Greenplum is an advanced MPP database, which stores and analyzes data in place. Procedure language is one of the analytical tools provided by Greenplum, it enables users to write user defined function(UDF in short) in different kinds of languages. For example, Python and R are widely used languages among data scientists, Greenplum supports them in the form of plpython and plr.
The implementations of plpython and plr are based on embedded Python and embedded R, where Python and R code is run in the same process as GDPB C code. It makes the malicious Python or R code has the chance to break the whole GPDB core engine down. Moreover, user could even execute “rm -rf $MASTER_DATA_DIRECTORY” in UDF code to delete all of data in the database. So we usually call plpython and plr are untrusted language and only DBA could create UDF for these untrusted languages. As a result, It’s quite inconvenient for a data scientist to using Python or R to do in-database data analysis.
To fix this problem, we introduce PLContainer, a docker container based technology, to secure and customize the runtime of Python or R UDF inside Greenplum. It provides a sandbox environment to run the Python or R code, any malicious operation is guaranteed to be inside the container. For example UDF code cannot access the file system of the host, CPU and memory resource is bounded separately and network access is also limited.
The architecture of PLContainer is shown in Figure 1. The GPDB query executor(short for QE) receives the query plan and parses the runtime name from the UDF body. Then it will search the runtime entry base on runtime name in its configuration map, which is loaded from the plcontainer_configuration.xml when the first PLContainer UDF is called. After that, QE will create and start a docker container as the computing unit to execute Python or R code based on the configuration of runtime entry. Next, function body and arguments will be encoded into a request message and send from QE to container to do the real calculation. Finally the container returns the results back to QE and QE continues its execution of plan tree.
Figure 1 Architecture of PLContainer
PLContainer is easy to use, we’ll illustrate:
- As a DBA, how to install and manage PLContainer.
- As a data scientist, how to use PLContainer.
- Download PLContainer binary from pivotal network
- Install PContainer packages with gppkg command
gppkg -i plcontainer-1.1.0-rhel7-x86_64.gppkg
- Enable PLContainer as a extension for a database
psql -d your_database -c “create extension plcontainer;”
- To add docker images for Python and R, we provide two prebuilt docker images, one for Python, the other is for R. Both of them include data science packages preinstall. As a result, data scientists could use numpy, scipy etc. directly.

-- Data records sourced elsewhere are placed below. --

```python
@_on_device_of_first_tensor
def eas_key_grad(env_name, cache, actions, coef, graph_ctx=None, w_capacity=None, demand=None, vehicle_capacity=None,
                 tanh_clipping=10.0, temperature=1.0, bad_rows=None):
    if env_name not in ("tsp", "cvrp"):
        raise NotImplementedError(f"co_eas_key_grad covers tsp and cvrp, not {env_name!r}")
    if cache.dim() != 3:
        raise ValueError(f"cache: expected [B_inst, N, W], got {tuple(cache.shape)}")
    B_inst, N, W = cache.shape
    if actions.dim() != 2 or B_inst == 0 or actions.shape[0] % max(B_inst, 1) or actions.shape[0] == 0:
        raise ValueError(f"actions: expected [R * {B_inst}, T], got {tuple(actions.shape)}")
    R, T = actions.shape[0] // B_inst, actions.shape[1]
    if tuple(coef.shape) != (R * B_inst,):
        raise ValueError(f"coef: expected [{R * B_inst}], got {tuple(coef.shape)}")
    if graph_ctx is not None and tuple(graph_ctx.shape) != (B_inst, EMBED_DIM):
        raise ValueError(f"graph_ctx: expected [{B_inst}, {EMBED_DIM}], got {tuple(graph_ctx.shape)}")
    if env_name == "cvrp":
        if w_capacity is None or demand is None:
            raise ValueError("cvrp needs w_capacity and demand")
        if tuple(w_capacity.shape) != (EMBED_DIM,) or tuple(demand.shape) != (B_inst, N - 1):
            raise ValueError(f"w_capacity must be [{EMBED_DIM}] and demand [{B_inst}, {N - 1}]")
        if vehicle_capacity is not None and tuple(vehicle_capacity.shape) != (B_inst,):
            raise ValueError(f"vehicle_capacity: expected [{B_inst}], got {tuple(vehicle_capacity.shape)}")
    if bad_rows is not None and tuple(bad_rows.shape) != (1,):
        raise ValueError("bad_rows: expected an int32 [1] counter")
    dLf = torch.empty(B_inst, N, EMBED_DIM, dtype=F32, device=cache.device)
    loglik = torch.empty(R * B_inst, dtype=F32, device=cache.device)
    a = EasGradArgs()
    a.env_kind, a.B_inst, a.num_rows, a.N, a.T, a.cache_width = ENV_KIND[env_name], B_inst, R, N, T, W
    a.tanh_clipping, a.temperature = float(tanh_clipping), float(temperature)
    a.cache = _ptr(cache, F32, "cache")
    a.graph_ctx = _ptr(graph_ctx, F32, "graph_ctx")
    a.w_capacity = _ptr(w_capacity, F32, "w_capacity") if env_name == "cvrp" else None
    a.demand = _ptr(demand, F32, "demand") if env_name == "cvrp" else None
    a.vehicle_capacity = _ptr(vehicle_capacity, F32, "vehicle_capacity") if env_name == "cvrp" else None
    a.actions = _ptr(actions, I64, "actions")
    a.coef = _ptr(coef, F32, "coef")
    a.dLf, a.loglik = _ptr(dLf, F32, "dLf"), _ptr(loglik, F32, "loglik")
    a.bad_rows = _ptr(bad_rows, I32, "bad_rows")
    _check(lib().co_eas_key_grad(ctypes.byref(a), _stream()), "co_eas_key_grad")
    return dLf, loglik


@_on_device_of_first_tensor
def pointer_logits(env_name, weights: DecoderWeights, node_emb, graph_ctx, K, V, L, mask, first_node, current_node,
                   i, used, cap, B_traj, B_inst, N):
    ld = K.stride(1)
    for name, x in (("glimpse_key", K), ("glimpse_val", V), ("logit_key", L)):
        if x.stride(2) != 1 or x.stride(1) != ld or x.stride(0) != N * ld:
            raise ValueError(f"{name}: unsupported strides {x.stride()}")
    logits = torch.empty(B_traj, N, dtype=F32, device=node_emb.device)
    _check(lib().co_pointer_logits(ENV_KIND["cvrp" if env_name in ("op", "pctsp") else env_name], ctypes.byref(weights), _ptr(node_emb, F32, "node_emb"),
                                   _ptr(graph_ctx, F32, "graph_ctx"), _ptr(K, F32, "glimpse_key", True),
                                   _ptr(V, F32, "glimpse_val", True), _ptr(L, F32, "logit_key", True),
# ... 267 lines not shown
```

Measured before the change: 103.7 million.

## Add ping-pong consumer warpgroups to the W-stationary TF32x3 GEMM

For K=128, the GEMM now runs two consumer warpgroups on alternating M-tiles, handing off through named barriers so one group's epilogue overlaps the other's MMAs. Registers are rebalanced with setmaxnreg, the next A tile is prefetched into L2, and the epilogue uses quad-shuffled float4 stores. The old cooperative path stays available as a separate entry point. This adds barrier-ordering complexity and register-pressure risk in exchange for hiding epilogue latency in the encoder GEMMs.

Result: faster. 105.8 million, median of 6 (+2.0%).

```diff
diff --git a/include/corollout.h b/include/corollout.h
--- a/include/corollout.h
+++ b/include/corollout.h
@@ -176,6 +176,10 @@
                    const float* bias, const float* residual, const float* scale,
                    const float* shift, int M, int Nout, int K, int lda, int ldc, int ldr,
                    int relu, void* stream);
+int co_gemm_tf32x3_coop(const float* A, const float* Whi, const float* Wlo, float* C,
+                        const float* bias, const float* residual, const float* scale,
+                        const float* shift, int M, int Nout, int K, int lda, int ldc, int ldr,
+                        int relu, void* stream);
 
 long co_ffn_tiled_weight_floats(void);
 int co_ffn_tile_weights(const float* w1hi, const float* w1lo, const float* w2hi, const float* w2lo, float* wtiled,
diff --git a/rl4co_b200/csrc/gemm_tf32x3.cu b/rl4co_b200/csrc/gemm_tf32x3.cu
--- a/rl4co_b200/csrc/gemm_tf32x3.cu
+++ b/rl4co_b200/csrc/gemm_tf32x3.cu
@@ -56,14 +56,45 @@
   }
 }
 
+__device__ __forceinline__ void epilogue_quad(const GemmArgs& g, const float (&d)[64], int m0, int n0, int lane) {
+  const int q = lane & 3, odd = q & 1;
+  const int row = m0 + (lane >> 2) + 8 * odd;
+#pragma unroll
+  for (int j = 0; j < 16; ++j) {
+    const float sx = odd ? d[4 * j] : d[4 * j + 2], sy = odd ? d[4 * j + 1] : d[4 * j + 3];
+    const float rx = __shfl_xor_sync(0xffffffffu, sx, 1), ry = __shfl_xor_sync(0xffffffffu, sy, 1);
+    const int n = n0 + 8 * j + 2 * (q & 2);
+    if (n >= g.Nout || row >= g.M) continue;
+    float4 v = odd ? make_float4(rx, ry, d[4 * j + 2], d[4 * j + 3]) : make_float4(d[4 * j], d[4 * j + 1], rx, ry);
+    if (g.bias) {
+      const float4 bs = __ldg(reinterpret_cast<const float4*>(g.bias + n));
+      v.x += bs.x; v.y += bs.y; v.z += bs.z; v.w += bs.w;
+    } else {
+      v.x += 0.f; v.y += 0.f; v.z += 0.f; v.w += 0.f;
+    }
+    if (g.residual) {
+      const float4 r = *reinterpret_cast<const float4*>(g.residual + (size_t)row * g.ldr + n);
+      v.x += r.x; v.y += r.y; v.z += r.z; v.w += r.w;
+    }
+    if (g.relu) { v.x = fmaxf(v.x, 0.f); v.y = fmaxf(v.y, 0.f); v.z = fmaxf(v.z, 0.f); v.w = fmaxf(v.w, 0.f); }
+    if (g.scale) {
+      const float4 sc = __ldg(reinterpret_cast<const float4*>(g.scale + n)), sh = __ldg(reinterpret_cast<const float4*>(g.shift + n));
+      v.x = fmaf(v.x, sc.x, sh.x); v.y = fmaf(v.y, sc.y, sh.y); v.z = fmaf(v.z, sc.z, sh.z); v.w = fmaf(v.w, sc.w, sh.w);
+    }
+    *reinterpret_cast<float4*>(g.C + (size_t)row * g.ldc + n) = v;
+  }
+}
+
 template <bool WSTAT>
 struct KBlock {
   float4 a[8];
   float4 h[WSTAT ? 1 : 8], l[WSTAT ? 1 : 8];
 };
 
-template <bool WSTAT>
+template <bool WSTAT, bool PP>
 __global__ void __launch_bounds__(GEMM_THREADS, 1) gemm_tf32x3_kernel(const GemmArgs g, int m_tiles, int groups) {
+  static_assert(WSTAT || !PP, "ping-pong needs the W-stationary ring");
+  static_assert(!PP || KB128 > STAGES, "ping-pong ordering: a tile spans more k-blocks than the ring has stages");
   extern __shared__ __align__(1024) unsigned char smem[];
   constexpr int STAGE_BYTES = (WSTAT ? 2 : 4) * TILE_BYTES;
   unsigned char* sW = smem;
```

plcontainer image-add -f /home/gpadmin/plcontainer-python-images-1.0.0.tar.gz
plcontainer image-add -f /home/gpadmin/plcontainer-r-images-1.0.0.tar.gz
- Add runtime entries into PLContainer configuration files. Runtime entry specify the container parameters: such as the image name, the memory limit of plcontainer, the cpu share, logging switch and so on. Data scientist could choose one of the runtime to run their PLContainer UDF.
plcontainer runtime-add -r plc_python_shared -i pivotaldata/plcontainer_python_shared:devel -l python -s use_container_logging=yes;
plcontainer runtime-add -r plc_r_shared -i pivotaldata/plcontainer_r_shared:devel -l r -s use_container_logging=yes
- DBA could check the configuration in file plcontainer_configuration.xml
Data scientists use the PLContainer UDF to execute Python or R code for data analysis. To create a PLContainer UDF, user needs to specify the runtime name in the format “# container: runtime_name” at the beginning of UDF definition and set the language type with “LANGUAGE plcontainer” at the end of UDF definition.
The following example shows how to calculate the log value of each tuple in the table “test”.
postgres=# CREATE OR REPLACE FUNCTION pylog10(i integer) RETURNS double precision AS $$
# container: plc_python_shared
$$ LANGUAGE plcontainer;
postgres=# CREATE TABLE test (i int);
postgres=# INSERT INTO test values(10),(100),(1000),(10000);
postgres=# select pylog10() from test order by i;
PLContainer enables users to customize and secure their runtime of Python or R code. Along with the MPP feature of Greenplum, it provides an excellent platform for data scientist to analyze big data in a distributed, secure and customized ways. In future, we also plan to support PLContainer on PKS and Postgres to make it more extensible.